**Stored data:**
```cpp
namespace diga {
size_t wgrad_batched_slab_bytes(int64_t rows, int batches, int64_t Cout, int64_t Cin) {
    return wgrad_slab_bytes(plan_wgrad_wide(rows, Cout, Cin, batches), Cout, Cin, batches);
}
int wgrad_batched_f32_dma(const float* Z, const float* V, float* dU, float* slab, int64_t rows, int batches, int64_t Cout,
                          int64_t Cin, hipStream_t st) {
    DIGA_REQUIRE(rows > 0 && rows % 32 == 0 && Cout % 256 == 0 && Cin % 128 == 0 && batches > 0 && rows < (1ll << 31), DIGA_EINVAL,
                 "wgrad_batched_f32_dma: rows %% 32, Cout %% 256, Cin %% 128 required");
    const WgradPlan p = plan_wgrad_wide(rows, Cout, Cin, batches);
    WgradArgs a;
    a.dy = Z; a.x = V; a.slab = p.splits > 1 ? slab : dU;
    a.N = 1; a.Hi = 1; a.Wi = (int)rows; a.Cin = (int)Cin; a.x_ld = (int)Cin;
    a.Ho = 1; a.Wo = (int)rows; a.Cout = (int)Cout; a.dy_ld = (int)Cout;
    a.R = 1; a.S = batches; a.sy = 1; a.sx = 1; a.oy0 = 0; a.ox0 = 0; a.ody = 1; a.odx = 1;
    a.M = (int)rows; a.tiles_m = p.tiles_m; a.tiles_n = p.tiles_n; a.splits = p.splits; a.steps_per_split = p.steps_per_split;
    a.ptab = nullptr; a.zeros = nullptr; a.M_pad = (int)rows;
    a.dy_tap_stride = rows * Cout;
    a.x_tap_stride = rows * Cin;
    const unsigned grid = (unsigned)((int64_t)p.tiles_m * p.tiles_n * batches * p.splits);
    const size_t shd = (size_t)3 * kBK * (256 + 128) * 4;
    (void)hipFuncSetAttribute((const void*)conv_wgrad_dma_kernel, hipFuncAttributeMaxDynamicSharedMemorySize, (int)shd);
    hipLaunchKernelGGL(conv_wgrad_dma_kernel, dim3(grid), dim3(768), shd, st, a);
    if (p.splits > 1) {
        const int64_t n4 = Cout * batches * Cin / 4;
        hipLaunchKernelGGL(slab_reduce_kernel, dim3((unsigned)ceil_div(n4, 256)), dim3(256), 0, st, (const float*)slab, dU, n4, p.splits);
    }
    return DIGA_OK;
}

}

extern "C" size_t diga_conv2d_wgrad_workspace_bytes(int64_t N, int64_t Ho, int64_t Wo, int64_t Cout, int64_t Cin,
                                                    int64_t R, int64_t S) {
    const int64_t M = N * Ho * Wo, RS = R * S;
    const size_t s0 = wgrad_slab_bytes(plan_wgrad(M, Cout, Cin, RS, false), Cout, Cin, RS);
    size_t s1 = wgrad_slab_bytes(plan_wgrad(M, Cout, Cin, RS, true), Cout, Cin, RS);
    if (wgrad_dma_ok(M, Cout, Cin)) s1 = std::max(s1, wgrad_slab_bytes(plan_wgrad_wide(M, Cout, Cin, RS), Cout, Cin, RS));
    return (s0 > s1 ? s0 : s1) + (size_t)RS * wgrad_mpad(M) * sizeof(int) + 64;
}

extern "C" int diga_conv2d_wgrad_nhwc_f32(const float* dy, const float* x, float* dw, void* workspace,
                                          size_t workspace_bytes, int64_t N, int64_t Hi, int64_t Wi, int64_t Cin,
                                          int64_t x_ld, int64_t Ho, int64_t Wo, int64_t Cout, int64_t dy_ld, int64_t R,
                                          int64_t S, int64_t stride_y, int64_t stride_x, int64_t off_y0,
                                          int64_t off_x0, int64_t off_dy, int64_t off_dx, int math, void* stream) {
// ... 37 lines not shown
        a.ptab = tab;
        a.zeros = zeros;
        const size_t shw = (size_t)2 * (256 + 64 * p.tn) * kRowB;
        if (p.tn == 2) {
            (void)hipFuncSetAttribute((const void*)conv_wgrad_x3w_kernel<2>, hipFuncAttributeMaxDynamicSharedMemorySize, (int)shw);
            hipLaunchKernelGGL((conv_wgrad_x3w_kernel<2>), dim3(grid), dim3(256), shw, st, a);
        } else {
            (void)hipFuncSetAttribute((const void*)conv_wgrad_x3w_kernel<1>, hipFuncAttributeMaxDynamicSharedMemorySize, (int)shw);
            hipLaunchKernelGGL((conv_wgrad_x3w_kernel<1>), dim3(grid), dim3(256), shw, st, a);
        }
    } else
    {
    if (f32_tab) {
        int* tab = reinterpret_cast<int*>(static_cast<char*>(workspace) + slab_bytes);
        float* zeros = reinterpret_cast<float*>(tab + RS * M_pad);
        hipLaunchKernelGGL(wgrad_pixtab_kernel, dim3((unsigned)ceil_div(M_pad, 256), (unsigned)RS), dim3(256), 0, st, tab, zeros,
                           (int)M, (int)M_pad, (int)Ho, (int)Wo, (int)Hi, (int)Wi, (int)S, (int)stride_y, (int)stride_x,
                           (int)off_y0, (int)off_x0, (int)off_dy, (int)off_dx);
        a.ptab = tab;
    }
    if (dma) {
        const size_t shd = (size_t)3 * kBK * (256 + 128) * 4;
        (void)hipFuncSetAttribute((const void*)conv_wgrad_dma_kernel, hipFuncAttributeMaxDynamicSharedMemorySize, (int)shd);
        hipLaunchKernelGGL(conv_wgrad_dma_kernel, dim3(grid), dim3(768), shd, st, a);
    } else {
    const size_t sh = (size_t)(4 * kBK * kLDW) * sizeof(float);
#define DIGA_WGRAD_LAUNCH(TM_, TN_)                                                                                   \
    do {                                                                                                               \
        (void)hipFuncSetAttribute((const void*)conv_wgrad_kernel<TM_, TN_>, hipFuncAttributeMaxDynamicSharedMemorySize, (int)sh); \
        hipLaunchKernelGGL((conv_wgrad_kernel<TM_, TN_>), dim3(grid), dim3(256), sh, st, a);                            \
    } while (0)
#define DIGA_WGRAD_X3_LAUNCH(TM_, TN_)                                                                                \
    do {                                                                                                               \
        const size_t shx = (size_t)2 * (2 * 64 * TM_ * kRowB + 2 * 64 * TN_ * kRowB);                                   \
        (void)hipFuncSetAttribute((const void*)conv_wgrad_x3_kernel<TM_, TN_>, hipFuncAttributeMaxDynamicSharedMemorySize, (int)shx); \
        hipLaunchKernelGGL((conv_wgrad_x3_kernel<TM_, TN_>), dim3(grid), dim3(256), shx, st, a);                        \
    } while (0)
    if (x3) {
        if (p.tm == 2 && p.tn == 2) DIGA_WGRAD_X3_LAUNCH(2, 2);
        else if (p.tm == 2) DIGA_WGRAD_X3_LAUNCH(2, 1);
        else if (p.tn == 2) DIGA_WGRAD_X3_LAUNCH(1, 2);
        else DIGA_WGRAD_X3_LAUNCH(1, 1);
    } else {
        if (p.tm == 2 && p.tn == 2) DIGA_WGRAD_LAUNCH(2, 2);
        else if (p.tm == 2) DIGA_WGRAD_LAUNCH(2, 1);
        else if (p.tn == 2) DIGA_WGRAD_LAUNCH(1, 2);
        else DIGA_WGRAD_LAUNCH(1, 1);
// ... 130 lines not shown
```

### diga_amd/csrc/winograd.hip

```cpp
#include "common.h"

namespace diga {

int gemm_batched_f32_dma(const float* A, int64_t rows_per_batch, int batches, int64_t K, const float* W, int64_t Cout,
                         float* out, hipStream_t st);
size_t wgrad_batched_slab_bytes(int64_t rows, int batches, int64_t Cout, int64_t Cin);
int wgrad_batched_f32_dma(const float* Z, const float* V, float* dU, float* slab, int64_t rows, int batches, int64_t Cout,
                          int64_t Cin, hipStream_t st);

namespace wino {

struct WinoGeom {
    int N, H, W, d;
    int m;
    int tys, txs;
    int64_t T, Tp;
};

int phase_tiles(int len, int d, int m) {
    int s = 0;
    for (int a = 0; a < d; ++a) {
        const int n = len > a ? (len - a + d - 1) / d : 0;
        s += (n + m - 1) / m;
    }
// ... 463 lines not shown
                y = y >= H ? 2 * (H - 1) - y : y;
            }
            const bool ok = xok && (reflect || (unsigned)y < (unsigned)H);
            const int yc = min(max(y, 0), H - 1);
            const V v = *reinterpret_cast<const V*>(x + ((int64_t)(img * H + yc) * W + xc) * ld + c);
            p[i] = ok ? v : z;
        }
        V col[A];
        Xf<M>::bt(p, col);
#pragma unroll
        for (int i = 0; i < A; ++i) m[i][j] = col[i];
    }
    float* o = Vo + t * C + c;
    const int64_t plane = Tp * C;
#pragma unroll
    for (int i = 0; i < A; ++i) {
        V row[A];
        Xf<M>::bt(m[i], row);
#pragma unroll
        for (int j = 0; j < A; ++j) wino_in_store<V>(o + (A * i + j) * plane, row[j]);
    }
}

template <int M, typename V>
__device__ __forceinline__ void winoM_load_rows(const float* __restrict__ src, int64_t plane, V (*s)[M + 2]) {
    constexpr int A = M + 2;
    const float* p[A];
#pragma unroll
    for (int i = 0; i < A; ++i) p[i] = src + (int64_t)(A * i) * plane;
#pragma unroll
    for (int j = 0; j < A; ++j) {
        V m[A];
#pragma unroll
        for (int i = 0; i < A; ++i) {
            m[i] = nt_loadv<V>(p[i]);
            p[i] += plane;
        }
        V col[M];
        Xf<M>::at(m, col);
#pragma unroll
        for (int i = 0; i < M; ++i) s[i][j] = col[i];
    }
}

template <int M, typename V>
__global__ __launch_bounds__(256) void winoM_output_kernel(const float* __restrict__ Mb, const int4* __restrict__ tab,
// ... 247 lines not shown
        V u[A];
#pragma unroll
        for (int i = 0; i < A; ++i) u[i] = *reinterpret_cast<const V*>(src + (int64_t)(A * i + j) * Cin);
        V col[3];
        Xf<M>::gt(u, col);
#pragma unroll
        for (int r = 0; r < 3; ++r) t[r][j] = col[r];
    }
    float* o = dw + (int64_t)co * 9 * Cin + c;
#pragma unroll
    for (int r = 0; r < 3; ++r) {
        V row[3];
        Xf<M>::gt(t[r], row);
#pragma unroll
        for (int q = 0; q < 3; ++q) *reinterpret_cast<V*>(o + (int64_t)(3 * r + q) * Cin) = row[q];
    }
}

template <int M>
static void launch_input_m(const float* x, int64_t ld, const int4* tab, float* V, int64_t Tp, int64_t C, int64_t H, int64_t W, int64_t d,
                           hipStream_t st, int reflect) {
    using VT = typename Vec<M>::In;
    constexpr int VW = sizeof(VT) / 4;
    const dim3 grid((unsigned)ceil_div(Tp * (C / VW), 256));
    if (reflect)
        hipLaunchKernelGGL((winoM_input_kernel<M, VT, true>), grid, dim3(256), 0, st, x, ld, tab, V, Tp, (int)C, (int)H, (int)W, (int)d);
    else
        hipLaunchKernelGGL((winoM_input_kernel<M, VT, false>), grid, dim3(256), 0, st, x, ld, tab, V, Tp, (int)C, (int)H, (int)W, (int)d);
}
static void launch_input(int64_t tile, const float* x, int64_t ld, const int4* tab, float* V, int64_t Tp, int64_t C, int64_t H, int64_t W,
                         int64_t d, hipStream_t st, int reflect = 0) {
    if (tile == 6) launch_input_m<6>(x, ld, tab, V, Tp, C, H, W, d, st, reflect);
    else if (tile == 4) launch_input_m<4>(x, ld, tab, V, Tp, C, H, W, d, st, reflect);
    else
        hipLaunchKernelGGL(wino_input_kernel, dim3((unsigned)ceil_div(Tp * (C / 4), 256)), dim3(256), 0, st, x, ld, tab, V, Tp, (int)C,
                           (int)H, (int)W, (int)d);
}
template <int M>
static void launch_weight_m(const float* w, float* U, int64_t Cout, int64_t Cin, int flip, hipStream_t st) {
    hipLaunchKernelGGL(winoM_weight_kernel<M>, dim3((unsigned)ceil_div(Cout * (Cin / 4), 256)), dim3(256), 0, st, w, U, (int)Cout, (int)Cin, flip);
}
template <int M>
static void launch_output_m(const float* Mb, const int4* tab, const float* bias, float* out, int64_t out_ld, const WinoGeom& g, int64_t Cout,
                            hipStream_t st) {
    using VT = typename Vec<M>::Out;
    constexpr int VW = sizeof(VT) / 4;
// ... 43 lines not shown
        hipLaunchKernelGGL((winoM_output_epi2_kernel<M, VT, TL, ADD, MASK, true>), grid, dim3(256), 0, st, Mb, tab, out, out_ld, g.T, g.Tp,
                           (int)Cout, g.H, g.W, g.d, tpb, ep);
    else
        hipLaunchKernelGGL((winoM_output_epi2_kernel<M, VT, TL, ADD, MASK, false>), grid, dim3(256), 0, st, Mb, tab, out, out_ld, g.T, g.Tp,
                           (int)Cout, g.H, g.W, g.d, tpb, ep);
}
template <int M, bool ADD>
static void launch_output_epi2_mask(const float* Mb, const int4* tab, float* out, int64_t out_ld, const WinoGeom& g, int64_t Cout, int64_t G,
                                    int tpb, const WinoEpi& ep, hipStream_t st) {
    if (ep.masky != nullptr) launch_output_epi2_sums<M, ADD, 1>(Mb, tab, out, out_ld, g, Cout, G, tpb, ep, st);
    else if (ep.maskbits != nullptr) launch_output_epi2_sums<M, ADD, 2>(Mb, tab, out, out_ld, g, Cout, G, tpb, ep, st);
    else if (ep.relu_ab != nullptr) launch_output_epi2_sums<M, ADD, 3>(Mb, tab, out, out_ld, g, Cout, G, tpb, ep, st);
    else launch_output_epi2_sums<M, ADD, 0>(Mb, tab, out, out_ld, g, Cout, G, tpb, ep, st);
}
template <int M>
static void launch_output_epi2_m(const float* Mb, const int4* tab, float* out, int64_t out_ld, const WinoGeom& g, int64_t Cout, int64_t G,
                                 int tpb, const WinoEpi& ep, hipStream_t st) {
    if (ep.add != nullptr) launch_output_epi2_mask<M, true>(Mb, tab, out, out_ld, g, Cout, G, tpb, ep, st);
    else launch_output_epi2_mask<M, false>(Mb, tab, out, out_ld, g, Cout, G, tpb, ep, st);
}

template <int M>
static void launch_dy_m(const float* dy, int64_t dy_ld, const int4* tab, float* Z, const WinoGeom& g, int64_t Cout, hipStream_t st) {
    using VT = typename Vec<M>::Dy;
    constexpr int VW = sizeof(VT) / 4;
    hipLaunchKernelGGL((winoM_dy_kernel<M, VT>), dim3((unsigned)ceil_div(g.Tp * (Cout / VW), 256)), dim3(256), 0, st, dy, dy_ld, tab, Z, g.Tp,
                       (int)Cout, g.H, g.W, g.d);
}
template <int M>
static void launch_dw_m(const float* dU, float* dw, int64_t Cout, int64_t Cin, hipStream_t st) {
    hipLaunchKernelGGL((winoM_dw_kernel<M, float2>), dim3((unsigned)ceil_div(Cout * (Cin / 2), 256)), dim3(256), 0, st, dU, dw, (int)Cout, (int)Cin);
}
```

**Instructions for the task:** Find the string "return" in the data. Report each line it appears in.

**Written answer:**
    return wgrad_slab_bytes(plan_wgrad_wide(rows, Cout, Cin, batches), Cout, Cin, batches);
    return DIGA_OK;
    return (s0 > s1 ? s0 : s1) + (size_t)RS * wgrad_mpad(M) * sizeof(int) + 64;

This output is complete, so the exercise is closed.